Wenn ein Ex-Pirat in die SPD will …

Der Erwerb einer Parteimitgliedschaft setzt einen Aufnahmevertrag zwischen Mitglied und Partei voraus. Dabei kann die Satzung der Partei vorsehen, dass die Mitgliedschaft erst mit einem formalisierten Akt rechtswirksam wird.

Wenn ein Ex-Pirat in die SPD will …

So hat das Amtsgericht Hannover in dem hier vorliegenden Fall den Antrag eines Ex-Mitgliedes der Piratenpartei auf Mitgliedschaft in der SPD im einstweiligen Verfügungsverfahren zurückgewiesen. Der Antragsteller Carsten S. hatte -damals als Mitglied der Piratenpartei- am 31. März 2012 die Kandidatur für das Direktmandat in Hannover Mitte errungen. Nachdem es zu der Äußerung des Klägers gekommen sei, die Leugnung des Holocaustes müsse entkriminalisiert werden, erhob der Landesvorstand der Piratenpartei Einspruch gegen die Direktkandidatur des Klägers und erwirkte eine Neuwahl zum Direktmandat, welches der Antragsteller dann nicht errang.

Am 30. Januar 2013 hatte der Ex-Pirat im Internet einen Mitgliedsantrag der SPD ausgefüllt. Daraufhin erhielt er am 7. Februar 2013 von der Mitgliederbetreuerin eine eMail, in der er in der SPD begrüßt wurde. Am 27. Februar 2013 lehnte der Vorstand des Ortsvereins die Aufnahme des Antragsstellers ab. Der Verfügungskläger ist der Ansicht, er sei durch die Bestätigungs-eMail als Mitglied aufgenommen worden.

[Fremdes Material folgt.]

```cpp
static int render_impl(const float* planes, int N, int H, int W, const float* rays_o, const float* rays_d, int64_t R,
                       int ray_tile_w, const float* jitter, const float* u, int rng, uint64_t seed, const float* w0, const float* b0,
                       const float* w1, const float* b1, const float* ray_start, const float* ray_end, const p3d_opts* opts,
                       float* out_feat, float* out_depth, float* out_wsum, float* out_xyz, void* workspace,
                       size_t workspace_bytes, const p3d_dumps* dumps, void* stream) {
    if ((ray_start == nullptr) != (ray_end == nullptr)) return P3D_E_ARG;
    if (!planes || !rays_o || !rays_d || (!jitter && !rng) || !w0 || !b0 || !w1 || !b1 || !opts || !out_feat || !out_depth ||
        !out_wsum || !out_xyz || !workspace || N <= 0 || R <= 0)
        return P3D_E_ARG;
    const int Sc = opts->Sc, Sf = opts->Sf;
    if (Sc < 4 || Sc > P3D_MAX_S || Sf < 0 || Sf > P3D_MAX_S) return P3D_E_RANGE;
    if (Sf > 0 && !u && !rng) return P3D_E_ARG;
    if (H <= 0 || W <= 0 || (long long)H * W * 128 * 3 >= 0x7ffffff0LL) return P3D_E_RANGE;
    if (workspace_bytes < p3d_render_plan_workspace_bytes(N)) return P3D_E_WORKSPACE;
    const RenderPlan pl = p3d_render_plan(N, R, ray_tile_w, *opts, dumps != nullptr, ray_start != nullptr);
    if (pl.err) return pl.err;
    hipStream_t st = (hipStream_t)stream;
    RenderParams p;
    p.planes = planes; p.rays_o = rays_o; p.rays_d = rays_d; p.jitter = jitter; p.u = u;
    p.rng = rng; p.seed_lo = (uint32_t)seed; p.seed_hi = (uint32_t)(seed >> 32);
    p.w0 = w0; p.b0 = b0; p.w1 = w1; p.b1 = b1;
    p.out_feat = out_feat; p.out_depth = out_depth; p.out_wsum = out_wsum; p.out_xyz = out_xyz;
    p.gminmax = (uint32_t*)workspace;
    p.per_view_clamp = (opts->flags & P3D_FLAG_PER_VIEW_CLAMP) ? 1 : 0;
    if (dumps) p.dumps = *dumps; else memset(&p.dumps, 0, sizeof(p.dumps));
    p.R = R; p.H = H; p.W = W; p.Sc = Sc; p.Sf = Sf;
    p.ray_start = opts->ray_start; p.ray_end = opts->ray_end; p.depth_delta = opts->depth_delta;
    p.ray_start_arr = ray_start; p.ray_end_arr = ray_end;
    p.disparity = (opts->flags & P3D_FLAG_DISPARITY) ? 1 : 0;
    p.white_back = (opts->flags & P3D_FLAG_WHITE_BACK) ? 1 : 0;
    p.cfg = make_cfg(opts);
    p.tile_w = pl.tile_w; p.tiles_x = pl.tiles_x; p.tiles_per_img = pl.tiles_per_img; p.ntiles = pl.ntiles;
    p.lds_rows = pl.lds_rows; p.swz = pl.swz; p.blocked = pl.blocked;
    hipLaunchKernelGGL(k_minmax_init, dim3((unsigned)((N + 255) / 256)), dim3(256), 0, st, p.gminmax, p.per_view_clamp ? N : 0);
    auto launch = [&](void (*kernel)(RenderParams)) {
        hipError_t e = p3d_ensure_dynamic_lds(kernel, pl.lds_bytes);
        if (e != hipSuccess) return (int)e;
        hipLaunchKernelGGL(kernel, dim3(pl.grid), dim3(pl.block), pl.lds_bytes, st, p);
        return p3d_check_launch();
    };
    const int rc = p3d_with_nf(pl.nf, [&](auto nfc) {
        constexpr int NF = decltype(nfc)::value;
        if constexpr (NF == 48 || NF == 96)
            if (pl.kernel == RenderKernel::SLOTS4_WO) return launch(k_render_slots<4, NF, true, true>);
        auto mode = [&](auto fc) {
            constexpr bool F = decltype(fc)::value;
            switch (pl.kernel) {
            case RenderKernel::DUMP: return launch(k_render<NF, true, F, false>);
            case RenderKernel::PLAIN: return launch(k_render<NF, false, F, false>);
            case RenderKernel::EARLY_TCG: return launch(k_render<NF, false, F, true>);
            case RenderKernel::EARLY: return launch(k_render<NF, false, F, true, false>);
            case RenderKernel::SLOTS2: return launch(k_render_slots<2, NF, F>);
            default: return launch(k_render_slots<4, NF, F>);
            }
        };
        return pl.fast ? mode(std::true_type()) : mode(std::false_type());
    });
    if (rc) return rc;
    long long NR = (long long)N * R;
    hipLaunchKernelGGL(k_render_finish, dim3((unsigned)((NR + 255) / 256)), dim3(256), 0, st, out_depth, NR, p.gminmax,
                       dumps ? dumps->tminmax : nullptr, p.per_view_clamp ? (long long)R : 0LL);
    return p3d_check_launch();
}

int p3d_sample_stratified_f32(float ray_start, float ray_end, float depth_delta, int S, const float* jitter, int64_t NR,
                              float* out, void* stream) {
// ... 68 lines not shown
```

In der Satzung der SPD ist zur Aufnahme der Passus „Über die Aufnahme als Mitglied entscheidet der Vorstand des zuständigen Ortsvereins“ enthalten.

In seiner Entscheidung hat das Amtsgericht Hannover deutlich gemacht, dass der Erwerb der Parteimitgliedschaft einen Aufnahmevertrag zwischen Mitglied und Partei voraussetze. Aufgrund der Vereinsautonomie könne die Satzung vorsehen, dass die Mitgliedschaft erst mit einem formalisierten Akt rechtswirksam werde. Diesen Voraussetzungen entspreche die SPD-Satzung, so dass der Mitgliedsantrag berechtigt zurückgewiesen worden sei.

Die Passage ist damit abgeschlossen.